Cosmological Expansion in the Randall-Sundrum Brane World Scenario

TL;DR

This paper revisits the cosmological expansion in the Randall-Sundrum brane world model, deriving a differential equation for the expansion rate that incorporates bulk gravitational effects, aligning the model with standard cosmology during key epochs.

Contribution

It derives and solves a first-order differential equation for H^2 in the Randall-Sundrum scenario, clarifying the role of bulk gravity and density squared terms in cosmological evolution.

Findings

The second contribution acts like a relativistic fluid due to bulk gravity.

The density squared term is small at low densities, consistent with standard cosmology.

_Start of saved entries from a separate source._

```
#if QS_SCEN_FULL
        {
            ScenCtx<real> x = {s_sr, s_si, (uint64_t *)(smem + L.off_omap) + le * 4, s_goal + le * L.goal_rows * 3, s_zax, B, base, N};
            scenario_phase_full<real>(c, key, x, active, N, i, tick, goal, (int *)s_mask + base, (int *)nullptr, WaveSync());
        }
#else
        svs_phase<real>(c, p, key, active, N, E, e, i, tick, svs_period, s_goal + le * L.goal_rows * 3, (int *)s_mask + base, goal,
            (int *)nullptr, WaveSync());
#endif
        QS_STAMP(9); QS_STAMP_WGK(10);
#pragma unroll
        for (int q = 0; q < 3; ++q) s_vel[q * B + tid] = d.vel[q];
        refresh_obs = update_flag && active;
        if (pair_once) {
            const bool vel_changed = active && (bits_differ(d.vel[0], vel_before[0]) | bits_differ(d.vel[1], vel_before[1]) |
                bits_differ(d.vel[2], vel_before[2]));
            const uint32_t changed = (uint32_t)((__ballot(vel_changed) >> base) & nmask);
            if (active && i == 0) s_redo[le] = QS_REDO_ROWS && N <= 32 ? (int)changed : (update_flag ? 1 : 0);
        } else if (__builtin_expect(refresh_obs, 0)) {
            if (c.sense_noise) {
                if (stash_sn) {
                    const real *o = myobs + c.self_dim;
#pragma unroll
                    for (int q = 0; q < 3; ++q) { sn.p[q] = o[q]; sn.v[q] = o[3 + q]; sn.w[q] = o[6 + q]; sn.th[q] = o[9 + q]; }
                } else sensor_noise_draw<real>(c, key, i, 1, sn);
            }
            self_obs<real>(c, sn, d, goal, myobs);
        }
    } else if (pair_once) {
        if (wv == 1 && !c.use_obstacles) QS_SELF_OBS_W1();
        if (ranked && K <= 8 && active) team_rank_local<real, W>(N, i, base, B, tid, wv, s_pos, s_vel, s_metric, s_topk, false);
    }
    QS_STAMPW(5);
    QS_TEAM_BARRIER();
    QS_STAMP(14); QS_STAMP_WGK(11);
    QS_STAMPW(6);
    real mpos[3] = {0, 0, 0}, mvel[3] = {0, 0, 0};
    if (K > 0 && active) {
#pragma unroll
        for (int q = 0; q < 3; ++q) { mpos[q] = s_pos[q * B + tid]; mvel[q] = s_vel[q * B + tid]; }
    }
    const bool po_big = pair_once && K > 0 && K < N - 1 && K <= 8;
    const bool redo = pair_once && active && s_redo[le] != 0;
    if (QS_REDO_ROWS && N <= 32 && po_big) {
        bool wg_redo = false;
        for (int q = 0; q < epb; ++q) wg_redo |= s_redo[q] != 0;
        if (__builtin_expect(wg_redo, 0)) {
            if (wv >= 1) {
                uint32_t m = active ? (uint32_t)s_redo[le] : 0u;
                for (int idx = 0; __any(m != 0); ++idx) {
                    const int a = m ? __ffs((int)m) - 1 : -1;
                    m &= m - 1;
                    if (a >= 0 && a != i && idx % (W - 1) == wv - 1) {
                        const real rp[3] = {s_pos[0 * B + base + a] - mpos[0], s_pos[1 * B + base + a] - mpos[1], s_pos[2 * B + base + a] - mpos[2]};
                        const real rv[3] = {s_vel[0 * B + base + a] - mvel[0], s_vel[1 * B + base + a] - mvel[1], s_vel[2 * B + base + a] - mvel[2]};
                        const real mm = nbr_metric<real>(rp, rv);
                        s_metric[a * B + tid] = mm; s_metric[i * B + base + a] = mm;
                    }
                }
            }
            QS_TEAM_BARRIER();
            if (wv >= 1 && redo) team_rank_local<real, W>(N, i, base, B, tid, wv, s_pos, s_vel, s_metric, s_topk, false);
        }
    }
    if (pair_once && wv == 0 && __builtin_expect(refresh_obs, 0)) {
        if (c.sense_noise) {
            if (stash_sn) {
                const real *o = myobs + c.self_dim;
#pragma unroll
                for (int q = 0; q < 3; ++q) { sn.p[q] = o[q]; sn.v[q] = o[3 + q]; sn.w[q] = o[6 + q]; sn.th[q] = o[9 + q]; }
            } else sensor_noise_draw<real>(c, key, i, 1, sn);
        }
        self_obs<real>(c, sn, d, goal, myobs);
    }
    if (logw && (c.write_rew_info || c.episode_sums)) {
        real r[QS_RI_COUNT];
#pragma unroll
        for (int q = 0; q < QS_RI_COUNT; ++q) r[q] = s_ri[q * B + tid];
        const bool fin = s_ri[QS_RI_COUNT * B + tid] != (real)0;
        if (c.write_rew_info) {
#pragma unroll
            for (int q = 0; q < QS_RI_COUNT; ++q) p.rew_info[q * T + g] = r[q];
        }
        if (c.episode_sums) {
            real a4[4];
#if QS_GATED
            {
                const char *a = G->act_ring + ((gseq0 + (unsigned long long)t) % G->ring_len) * G->act_stride + (size_t)g * 4 * sizeof(real);
#pragma unroll
                for (int q = 0; q < 4; ++q) {
                    if constexpr (sizeof(real) == 4) a4[q] = __uint_as_float(qsx::ld4_sc1(a + 4 * q));
                    else a4[q] = __longlong_as_double(((long long)qsx::ld4_sc1(a + 8 * q + 4) << 32) | qsx::ld4_sc1(a + 8 * q));
                }
            }
#else
            {
                const real *a = actions + ((size_t)t * T + g) * 4;
#pragma unroll
                for (int q = 0; q < 4; ++q) a4[q] = a[q];
            }
#endif
#pragma unroll
            for (int q = 0; q < QS_SUM_COUNT; ++q) {
                const real add = q < QS_RI_COUNT
                    ? r[q < QS_RI_COUNT ? q : 0] : (q < QS_SUM_ACT2
                    ? a4[(q - QS_SUM_ACT) & 3] : a4[(q - QS_SUM_ACT2) & 3] * a4[(q - QS_SUM_ACT2) & 3]);
                const real v = rsum[q] + add;
                if (fin) p.ep_sums[q * T + g] = v;
                rsum[q] = fin ? (real)0 : v;
            }
        }
    }
#ifdef QS_EXP_NOBIG
    const bool big = false;
#else
    const bool big = !pair_once && N > 8 && K <= 8;
#endif
    real bm[8];
    int bi[8];
    int *s_mlist_i = (int *)(s_metric + W * 8 * B);
    if (QS_REDO_ROWS && N <= 32 && po_big) {
    } else
    if (po_big && wv >= 1 && __builtin_expect(redo, 0)) team_rank_local<real,
        W>(N, i, base, B, tid, wv, s_pos, s_vel, s_metric, s_topk, true);
    if (ranked && active && !big && !po_big && (!pair_once || redo)) {
        for (int j0 = wv; j0 < N; j0 += 2 * W) {
            real rp[2][3], rv[2][3];
#pragma unroll
            for (int u = 0; u < 2; ++u) {
                const int j = (j0 + W * u < N) ? j0 + W * u : N - 1;
#pragma unroll
                for (int a = 0; a < 3; ++a) { rp[u][a] = s_pos[a * B + base + j] - mpos[a]; rv[u][a] = s_vel[a * B + base + j] - mvel[a]; }
            }
#pragma unroll
            for (int u = 0; u < 2; ++u) {
                const int j = j0 + W * u;
                real rd = M<real>::fmax(norm3<real>(rp[u]), (real)0.01);
                real m = rd + (rp[u][0] * rv[u][0] + rp[u][1] * rv[u][1] + rp[u][2] * rv[u][2]) * M<real>::rcp(rd);
                if (j < N) s_metric[j * B + tid] = (j != i) ? m : (real)3.4e38;
            }
        }
    }
    if (ranked && active && big) {
#pragma unroll
        for (int k = 0; k < 8; ++k) { bm[k] = (real)3.4e38; bi[k] = 0x7fffffff; }
        for (int j0 = wv; j0 < N; j0 += 2 * W) {
            real rp[2][3], rv[2][3];
#pragma unroll
            for (int u = 0; u < 2; ++u) {
                const int j = (j0 + W * u < N) ? j0 + W * u : N - 1;
#pragma unroll
                for (int a = 0; a < 3; ++a) { rp[u][a] = s_pos[a * B + base + j] - mpos[a]; rv[u][a] = s_vel[a * B + base + j] - mvel[a]; }
            }
#pragma unroll
            for (int u = 0; u < 2; ++u) {
                const int j = j0 + W * u;
                real rd = M<real>::fmax(norm3<real>(rp[u]), (real)0.01);
                real m = rd + (rp[u][0] * rv[u][0] + rp[u][1] * rv[u][1] + rp[u][2] * rv[u][2]) * M<real>::rcp(rd);
                const bool valid = (j < N) & (j != i);
                m = valid ? m : (real)3.4e38;
                int mi = valid ? j : 0x7fffffff;
#pragma unroll
                for (int k = 0; k < 8; ++k) {
                    const bool lt = m < bm[k];
                    const real tm = lt ? bm[k] : m;
                    const int ti = lt ? bi[k] : mi;
                    bm[k] = lt ? m : bm[k];
                    bi[k] = lt ? mi : bi[k];
                    m = tm; mi = ti;
                }
            }
        }
        if constexpr (sizeof(real) == 4) {
            unsigned long long *s_keys = (unsigned long long *)s_metric;
#pragma unroll
            for (int k = 0; k < 8; ++k) s_keys[(wv * 8 + k) * B + tid] = nbr_key((float)bm[k], bi[k]);
        } else {
#pragma unroll
            for (int k = 0; k < 8; ++k) { s_metric[(wv * 8 + k) * B + tid] = bm[k]; s_mlist_i[(wv * 8 + k) * B + tid] = bi[k]; }
        }
    }
    QS_STAMPW(7);
    QS_TEAM_BARRIER();
    QS_STAMP(15); QS_STAMP_WGK(12);
    QS_STAMPW(8);
    if (po_big && active && wv >= 1) {
        constexpr int SL = (W - 1) * 8;
        NbrKey<real> own[8];
        int grank[8];
#pragma unroll
        for (int r = 0; r < 8; ++r) { if (r < K) own[r] = NbrKey<real>::ld(s_topk, SL, (wv - 1) * 8 + r, B, tid); grank[r] = r; }
        for (int w2 = 1; w2 < W; ++w2) {
            if (w2 == wv) continue;
            NbrKey<real> ok[8];
#pragma unroll
            for (int q = 0; q < 8; ++q) if (q < K) ok[q] = NbrKey<real>::ld(s_topk, SL, (w2 - 1) * 8 + q, B, tid);
#pragma unroll
            for (int r = 0; r < 8; ++r) {
                if (r < K) {
#pragma unroll
                    for (int q = 0; q < 8; ++q) if (q < K) grank[r] += (int)ok[q].less(own[r]);
                }
            }
        }
        real *o = myobs + c.self_dim;
#pragma unroll
        for (int r = 0; r < 8; ++r) {
            if (r < K) {
                const int j = own[r].idx();
                if (j < N && grank[r] < K) {
                    real *oo = o + grank[r] * 6;
                    real vals[6];
#pragma unroll
                    for (int a = 0; a < 3; ++a) { vals[a] = s_pos[a * B + base + j]; vals[3 + a] = s_vel[a * B + base + j]; }
#pragma unroll
                    for (int a = 0; a < 3; ++a) {
                        oo[a] = clipr<real>(vals[a] - mpos[a], -c.nbr_clip_pos[a], c.nbr_clip_pos[a]);
                        oo[3 + a] = clipr<real>(vals[3 + a] - mvel[a], -c.nbr_clip_vel[a], c.nbr_clip_vel[a]);
                    }
                }
            }
        }
    }
    if (K > 0 && active && !(ranked && (big || po_big))) {
        real *o = myobs + c.self_dim;
        for (int j = wv; j < N; j += W) {
            if (j == i) continue;
            int rank = (j < i) ? j : j - 1;
            if (ranked) {
                const real mj = s_metric[j * B + tid];
                rank = 0;
                for (int k0 = 0; k0 < N; k0 += 8) {
                    real mk[8];
#pragma unroll
                    for (int u = 0; u < 8; ++u) mk[u] = s_metric[((k0 + u < N) ? k0 + u : N - 1) * B + tid];
#pragma unroll
                    for (int u = 0; u < 8; ++u) rank += (int)((k0 + u < N) & ((mk[u] < mj) | ((mk[u] == mj) & (k0 + u < j))));
                }
            }
            if (rank < K) {
                real *oo = o + rank * 6;
                real vals[6];
#pragma unroll
                for (int a = 0; a < 3; ++a) { vals[a] = s_pos[a * B + base + j]; vals[3 + a] = s_vel[a * B + base + j]; }
#pragma unroll
                for (int a = 0; a < 3; ++a) {
                    oo[a] = clipr<real>(vals[a] - mpos[a], -c.nbr_clip_pos[a], c.nbr_clip_pos[a]);
                    oo[3 + a] = clipr<real>(vals[3 + a] - mvel[a], -c.nbr_clip_vel[a], c.nbr_clip_vel[a]);
                }
            }
        }
    }
    if (ranked && big && active) {
        real *o = myobs + c.self_dim;
        int grank[8];
#pragma unroll
        for (int k = 0; k < 8; ++k) grank[k] = k;
        if constexpr (sizeof(real) == 4) {
            const unsigned long long *s_keys = (const unsigned long long *)s_metric;
            unsigned long long mk[8];
#pragma unroll
            for (int k = 0; k < 8; ++k) mk[k] = nbr_key((float)bm[k], bi[k]);
            for (int w2 = 0; w2 < W; ++w2) {
                if (w2 == wv) continue;
                unsigned long long ok[8];
#pragma unroll
                for (int q = 0; q < 8; ++q) ok[q] = s_keys[(w2 * 8 + q) * B + tid];
#pragma unroll
                for (int k = 0; k < 8; ++k) {
                    if (k < K) {
#pragma unroll
                        for (int q = 0; q < 8; ++q) grank[k] += (int)(ok[q] < mk[k]);
                    }
                }
            }
        } else {
            for (int w2 = 0; w2 < W; ++w2) {
                if (w2 == wv) continue;
                real om[8];
                int oi[8];
#pragma unroll
                for (int q = 0; q < 8; ++q) { om[q] = s_metric[(w2 * 8 + q) * B + tid]; oi[q] = s_mlist_i[(w2 * 8 + q) * B + tid]; }
#pragma unroll
                for (int k = 0; k < 8; ++k)
#pragma unroll
                    for (int q = 0; q < 8; ++q) grank[k] += (int)((om[q] < bm[k]) | ((om[q] == bm[k]) & (oi[q] < bi[k])));
            }
        }
#pragma unroll
        for (int k = 0; k < 8; ++k) {
            if (k < K && bi[k] < N && grank[k] < K) {
                const int j = bi[k];
                real *oo = o + grank[k] * 6;
                real vals[6];
#pragma unroll
                for (int a = 0; a < 3; ++a) { vals[a] = s_pos[a * B + base + j]; vals[3 + a] = s_vel[a * B + base + j]; }
#pragma unroll
                for (int a = 0; a < 3; ++a) {
                    oo[a] = clipr<real>(vals[a] - mpos[a], -c.nbr_clip_pos[a], c.nbr_clip_pos[a]);
                    oo[3 + a] = clipr<real>(vals[3 + a] - mvel[a], -c.nbr_clip_vel[a], c.nbr_clip_vel[a]);
                }
            }
        }
    }
    if (c.use_obstacles && active) {
        const real *ox = s_obst + (le * 2 + 0) * M_, *oy = s_obst + (le * 2 + 1) * M_;
        const real px = s_pos[0 * B + tid], py = s_pos[1 * B + tid];
        real *o = myobs + c.self_dim + 6 * K;
        for (int q = wv; q < 9; q += W) {
            const int a = q / 3, b = q - a * 3;
            const real gx = px + (real)0.1 * (real)(a - 1), gy = py + (real)0.1 * (real)(b - 1);
            real mind2 = (real)10000;
            for (int k = 0; k < M_; ++k) {
                real dx = gx - ox[k], dy = gy - oy[k], d2 = dx * dx + dy * dy;
                mind2 = d2 < mind2 ? d2 : mind2;
            }
            o[q] = M<real>::sqrt(mind2) - (c.dr_on ? (real)0.5 * QS_OBST_SIZE : c.obst_radius);
        }
    }
    QS_STAMPW(9);
    QS_TEAM_BARRIER();
    QS_STAMP(10); QS_STAMP_WGK(13);
    QS_STAMPW(10);

    uint64_t out_unique = unique, out_obst_new = m_obst_new, out_room = m_room, out_new_pair = new_pair;
    out_curr_pair = curr_pair;
    int out_tick = tick, out_obst_idx = obst_idx;
    if (wv == 0) {
        const bool do_reset = active && done;
        if (__builtin_expect(__ballot(do_reset) != 0, 0)) {
            if (do_reset) {
                p.ep_stats[QS_EPS_DIST_1S * T + g] = eps_dist[0]; p.ep_stats[QS_EPS_DIST_3S * T + g] = eps_dist[1];
                p.ep_stats[QS_EPS_DIST_5S * T + g] = eps_dist[2];
                p.ep_stats[QS_EPS_REACHED_GOAL * T + g] = (d.flags & F_REACHED) ? (real)1 : (real)0;
                p.ep_stats[QS_EPS_COL_AGENT_OK * T + g] = (d.flags & F_COL_AGENT_OK) ? (real)1 : (real)0;
                p.ep_stats[QS_EPS_COL_OBST_OK * T + g] = (d.flags & F_COL_OBST_OK) ? (real)1 : (real)0;
                if (i == 0) {
#pragma unroll
                    for (int q = 0; q < QS_CNT_COUNT; ++q) { p.ep_counters[q * E + e] = cnt[q]; cnt[q] = 0; }
                }
            }
            real stale_vel[3] = {d.vel[0], d.vel[1], d.vel[2]};
            QS_WAVE_SYNC();
            if (do_reset && i == 0) p.ep_scenario[e] = QS_SCEN_FULL ? ((int *)(smem + L.off_si))[le * SI_COUNT + SI_SCEN] : c.scenario;
            reset_body<real, (QS_SCEN_FULL != 0), true>(cp, &p, &L, smem, epb, key, do_reset, &d, goal, stale_vel);
            if (do_reset) {
                out_unique = 0; out_obst_new = 0; out_room = 0; out_curr_pair = 0; out_new_pair = 0; out_tick = 0; out_obst_idx = -1;
                ring[0] = ring[1] = ring[2] = ring[3] = 0;
                if (c.scenario == QS_SCENARIO_SWARM_VS_SWARM) svs_period = (int)s_envflag[epb + le];
            }
        }
    }
    QS_STAMP(11); QS_STAMP_WGK(14);
    QS_STAMPW(11);
    QS_TEAM_BARRIER();
    QS_STAMPW(12);
    {
        const int D = c.obs_dim, first_env = blockIdx.x * epb;
        int nenv = E - first_env; nenv = nenv < epb ? nenv : epb;
        const int total = nenv * N * D;
        real *dst = p.obs + (size_t)first_env * N * D;
#if QS_GATED
        {
            if ((total & 3) == 0 && ((((size_t)first_env * N * D) * sizeof(real)) & 15) == 0 && sizeof(real) == 4) {
                const qsx::u32x4_t *src4 = (const qsx::u32x4_t *)s_obs;
                for (int idx = threadIdx.x; idx < total / 4; idx += 64 * W) qsx::st16_sc1((float *)dst + 4 * idx, src4[idx]);
            } else if constexpr (sizeof(real) == 4) {
                for (int idx = threadIdx.x; idx < total; idx += 64 * W) qsx::st4_sc1(dst + idx, __float_as_uint((float)s_obs[idx]));
            } else {
                for (int idx = threadIdx.x; idx < total; idx += 64 * W) qsx::st8_sc1(dst + idx,
                    (unsigned long long)__double_as_longlong((double)s_obs[idx]));
            }
        }
#else
        if ((total & 3) == 0 && ((((size_t)first_env * N * D) * sizeof(real)) & 15) == 0 && sizeof(real) == 4) {
            const qs_f32x4 *src4 = (const qs_f32x4 *)s_obs;
            for (int idx = threadIdx.x; idx < total / 4; idx += 64 * W) obs_st4((float *)dst + 4 * idx, src4[idx]);
// ... 222 lines not shown
```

Reheating leads to the standard matter density-expansion rate relationship.

Abstract

The cosmology of the Randall-Sundrum scenario for a positive tension brane in a 5-D Universe with localized gravity has been studied previously. In the radiation-dominated Universe, it was suggested that there are two solutions for the cosmic scale factor a(t) : the standard solution $a\sim t^{1/2}$, and a solution $a\sim t^{1/4}$, which is incompatible with standard big bang nucleosynthesis. In this note, we reconsider expansion of the Universe in this scenario. We derive and solve a first order, linear differential equation for H^2, the square of the expansion rate of the Universe, as a function of a. The differences between our equation for H^2 and the relationship found in standard cosmology are (i) there is a term proportional to density squared (a fact already known), which is small when the density is small compared to the brane tension, and (ii) there is a contribution which acts like a relativistic fluid. We show that this second contribution is due to gravitational degrees of freedom in the bulk. Thus, we find that there need not be any conflict between cosmology of the Randall-Sundrum scenario and the standard model of cosmology. We discuss how reheating at the end of inflation leads to the correct relationship between matter density and expansion rate, $H^2\to 8\pi G\rho_m/3$, and the conditions that must be met for the expansion rate of the Universe to be close to its standard model value around the epoch of cosmological nucleosynthesis.